Lyft drivers spread the Gospel with ride-hailing ministries
Drivers and riders ride through the neighborhood in the company of an Uber driver. (Credit: David Wilson/Yahoo!)
In a car filled to the brim with a family and a dozen or so other passengers, a family of five waits patiently — and patiently — for their ride to come.
Their car is waiting outside in the company of one of Uber’s own drivers as well as his daughter, a young woman who’s excited to have the chance to learn about life, love and community. She’s here to serve as a driver’s assistant, with the expectation that she’ll have the chance to make a change for both the families that ride at her side, and Uber itself.
Ride-hailing has become a $40 billion business in the US. With Uber’s help, the ride-sharing giant was able to create a workforce in its home base of San Francisco that is more than 25,000 people strong.
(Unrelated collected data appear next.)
# tomershay100/mp3-steganography-lib

Measured on AMD Instinct MI355X. Metric: MP3 frames/sec (decode+re-encode) @44.1kHz stereo 128kbps, 1→8 GPU, higher is better.
Workload: dtype f64 (decode) / int32 (encode); 1 GPU; 10000-frame full decode->stego-embed->re-encode pipeline per MI355X (BASELINE configs[2]); MP3 main data + side info resident in HBM, MP3 frames out; the message cursor chain is decided and the serial chains of the rate loop are checked on the device inside every step; frames_per_gpu=10000, channels=2, message_bits=536, chain_verdict_units_to_redo=0, message_variant_entries=1874, parallelism=frames sharded over 1 GPU(s), no collective

## Files before the change

mp3-steganography-lib_amd/csrc/k_pack.hpp:

```cpp
#pragma once

namespace mp3s {

constexpr int PACK_DW = 372;
constexpr int PACK_FAM = 260;
constexpr int PACK_PT_QUAD = 4 * PACK_FAM, PACK_PT_NONE = PACK_PT_QUAD + 32, PACK_PT = PACK_PT_NONE + 1;
#define MP3S_PS_OVERFLOW 1
#define MP3S_PS_BAD_TABLE 2

__device__ __forceinline__ void lds_put(uint32_t *fb, uint32_t pos, uint32_t val, int n)
{
    if (n <= 0) return;
    const uint32_t d = pos >> 5, o = pos & 31;
    const uint64_t w = (uint64_t)val << (64 - o - n);
    atomicOr(&fb[d], (uint32_t)(w >> 32));
    if ((uint32_t)w) atomicOr(&fb[d + 1], (uint32_t)w);
}

__device__ __forceinline__ int pack_wave_sum(int v, bool on) { return (int)wave_add_u32(on ? (uint32_t)v : 0u); }
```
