# yxlao/deepSpeech

Hardware: AMD Instinct MI355X
Metric: audio-sec/sec training throughput (whole node), DS2 BiGRU (higher is better)
Workload: dtype bf16; 1 GPU; model=DeepSpeech2 2xconv(32) + 5xBiGRU-800 bidirectional + CTC, global_batch=32, seq_len=1000, parallelism=dp1, engine=hip

## Files before the change

deepspeech_amd/csrc/api.h:

```cpp
#pragma once
#include <hip/hip_runtime_api.h>
#include <stddef.h>

extern "C" {

struct DS2Fill {
  int n;
  unsigned* ptr[8];
  unsigned long long words[8];
  unsigned pattern[8];
};

hipEvent_t ds2_take_stop_event();
void ds2_arm_stop_event(hipEvent_t e);

int ds2_multi_fill(int n, void* const* ptrs, const unsigned long long* bytes, const unsigned* patterns,
                   hipStream_t st);
int ds2_multi_copy(int n, void* const* dst, const void* const* src, const unsigned long long* rows,
                   const unsigned* src_row, const unsigned* dst_row, const unsigned* src_pitch,
                   const unsigned* dst_pitch, float* sdst, const float* svals, int ns, hipStream_t st);
int ds2_wait_resident(const unsigned* word, long long timeout, hipStream_t st);
int ds2_prep_inputs(const float* x, void* y, long long n, const int* lens_in, int* lens_out, int nl,
                    hipStream_t st);
int ds2_transpose_bf16(const void* in, void* out, int R, int C, int ldi, int ldo, hipStream_t st);
// ... 214 lines not shown
                      int F, int nF, int nT, int inplace, hipStream_t st);

int ds2_seq_dropout(const void* x, void* out, const int* ctr, int T, int N, int H, unsigned seed_lo,
                    unsigned seed_hi, int site, int thr, float scale, int locked, hipStream_t st);

struct DS2Conv1WgradBn {
  const void *dz, *y1;
  const float *mean, *invstd, *gamma, *beta, *dbeta, *dgamma;
};

struct DS2Conv2DgradBn {
  const void* y1;
  const float *mean, *invstd, *gamma, *beta;
  float* part;
};

const char* ds2_conv_status_str(int rc);
size_t ds2_conv2_fwd_smem(int F1);
size_t ds2_conv2_dgrad_smem(int F2);
size_t ds2_conv2_wgrad_smem(int F1);
long long ds2_conv2_wgrad_part_floats(int grid);
long long ds2_conv1_wgrad_part_floats(int grid);
int ds2_conv1_fwd_grid(int N, int T1);
int ds2_conv1_fwd(const void* x, const void* w, const float* bias, void* y, float* part, int N, int T, int F0,
                  int T1, int F1, hipStream_t st);
int ds2_conv2_fwd(const void* x, const void* w, const float* bias, void* y, float* part, int grid, int N, int T1,
                  int F1, int T2, int F2, long long* trace, hipStream_t st);
int ds2_conv2_dgrad(const void* dy, const void* w, void* dx, int grid, int N, int T1, int F1, int T2, int F2,
                    const DS2Conv2DgradBn* bn, long long* trace, hipStream_t st);
int ds2_conv2_wgrad(const void* dy, const void* x, float* part, int grid, float* dw, int N, int T1, int F1, int T2,
                    int F2, hipStream_t st);
int ds2_conv1_wgrad(const void* dy, const void* x, float* part, int grid, float* dw, int N, int T, int F0, int T1,
                    int F1, const DS2Conv1WgradBn* bn, hipStream_t st);
int ds2_bn_cl_finalize(const float* part, int nb, double M, float eps, float* mean, float* invstd, float* run_mean,
                       float* run_var, float momentum, hipStream_t st);
int ds2_bn_cl_apply(const void* y, const float* mean, const float* invstd, const float* gamma, const float* beta,
                    void* out, int N, int T, int F, int tmaj, hipStream_t st);
int ds2_bn_cl_bwd(const void* dz, const void* y, const float* mean, const float* invstd, const float* gamma,
                  const float* beta, float* part, int nb, float* dgamma, float* dbeta, void* dy, int N, int T, int F,
                  int tmaj, int part_ready, hipStream_t st);

struct DS2Feat {
  const void* pcm;
  long long row_stride;
  int S, lead, mode, B, T_max;
  const int* lens;
  const float* offset;
  const float* gain;
  const float* basis;
  const int* mel_idx;
  const float* mel_w;
  const float* dct;
  const float* lifter;
  void* out;
  int* frames;
};

int ds2_audio_stats(const void* pcm, int in_i16, long long row_stride, int S, int B, const int* lens, float* offset,
                    float* gain, hipStream_t st);
int ds2_featurize(const DS2Feat* a, int kind, int in_i16, int out_bf16, hipStream_t st);

int ds2_resample_tile();
int ds2_resample_supported(int L, int M, int K);
int ds2_resample(const void* x, int in_i16, long long row_stride, int S, int B, const int* lens, const float* h,
                 int L, int M, int K, int in_off, int ph0, int n_out, int to_end, float* out, int* out_lens,
                 hipStream_t st);
// ... 3 lines not shown
```

deepspeech_amd/csrc/bindings.cpp:

```cpp
#include <torch/extension.h>
#include <c10/hip/HIPStream.h>
#include <hip/hip_runtime.h>

#include <algorithm>
#include <cstdint>
#include <string>
#include <utility>
#include <vector>

#include "api.h"

namespace {

using OptT = c10::optional<at::Tensor>;

hipStream_t cur_stream() { return c10::hip::getCurrentHIPStream().stream(); }

void check(int rc, const char* what) {
  TORCH_CHECK(rc == 0, "deepspeech_amd kernel launch failed in ", what, " (code ", rc, ")");
}
void check_conv(int rc, const char* what) {
  const char* why = ds2_conv_status_str(rc);
  TORCH_CHECK(rc == 0, "deepspeech_amd kernel launch failed in ", what, " (code ", rc, ")", why ? ": " : "",
              why ? why : "");
// ... 557 lines not shown
  need_bf16(x, "x"); need_bf16(w, "w"); need_bf16(y, "y");
  TORCH_CHECK(x.dim() == 4 && y.dim() == 4 && x.size(3) == 32 && y.size(3) == 32 && w.numel() == 32 * 32 * 50,
              "conv2_fwd shapes");
  TORCH_CHECK(grid > 0, "grid");
  need_f32(part, "part", grid * 64);
  check_conv(ds2_conv2_fwd(x.data_ptr(), w.data_ptr(), ptr_or_null<float>(bias, "bias"), y.data_ptr(),
                           part.data_ptr<float>(), (int)grid, (int)x.size(0), (int)x.size(1), (int)x.size(2),
                           (int)y.size(1), (int)y.size(2), trace_ptr(trace), cur_stream()), "conv2_fwd");
}

void conv2_dgrad(at::Tensor dy, at::Tensor w, at::Tensor dx, int64_t grid, OptT y1, OptT mean, OptT invstd,
                 OptT gamma, OptT beta, OptT part, OptT trace) {
  need_bf16(dy, "dy"); need_bf16(w, "w"); need_bf16(dx, "dx");
  TORCH_CHECK(dy.dim() == 4 && dx.dim() == 4 && dy.size(3) == 32 && dx.size(3) == 32 && w.numel() == 32 * 32 * 50,
              "conv2_dgrad shapes");
  TORCH_CHECK(grid > 0, "grid");
  DS2Conv2DgradBn bn{};
  const bool with_bn = y1.has_value();
  if (with_bn) {
    TORCH_CHECK(mean && invstd && gamma && beta && part, "conv2_dgrad: the BN arguments come all or none");
    need_bf16(*y1, "y1");
    TORCH_CHECK(y1->sizes() == dx.sizes(), "y1 must have dx's shape");
    need_f32(*mean, "mean", 32); need_f32(*invstd, "invstd", 32); need_f32(*gamma, "gamma", 32);
    need_f32(*beta, "beta", 32); need_f32(*part, "part", grid * 64);
    bn = DS2Conv2DgradBn{y1->data_ptr(), mean->data_ptr<float>(), invstd->data_ptr<float>(),
                         gamma->data_ptr<float>(), beta->data_ptr<float>(), part->data_ptr<float>()};
  }
  check_conv(ds2_conv2_dgrad(dy.data_ptr(), w.data_ptr(), dx.data_ptr(), (int)grid, (int)dx.size(0), (int)dx.size(1),
                             (int)dx.size(2), (int)dy.size(1), (int)dy.size(2), with_bn ? &bn : nullptr,
                             trace_ptr(trace), cur_stream()),
             "conv2_dgrad");
}
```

The first ride-hailing company to go public in 2010, it now has about 70,000 employees. Uber has made it possible for its drivers to provide rides for some of the most economically disadvantaged communities in the US. But its success has come at a cost: it’s been the recipient of intense scrutiny from some quarters, including from Senator Bernie Sanders of Vermont.
“Uber is the best advertisement for the failure of the entire idea of public transportation,” he wrote in a November 2017 op-ed for the San Francisco Chronicle.
The senator’s concerns were particularly acute as the company was attempting to expand beyond its namesake city to Los Angeles and New York. In 2015, in addition to the cities mentioned by Sanders, Uber started testing a service called UberEats in New York and San Francisco.
In a way, ride-hailing hasn’t changed since it launched in San Francisco: the drivers are the product and the product is the service. It’s built on partnerships between public and private entities.
In many ways, the private, independent drivers have been the public face of the company. They have been the ones the media focus on — often in the form of “bad news,” which often shows up in the form of the most unflattering headlines of the year.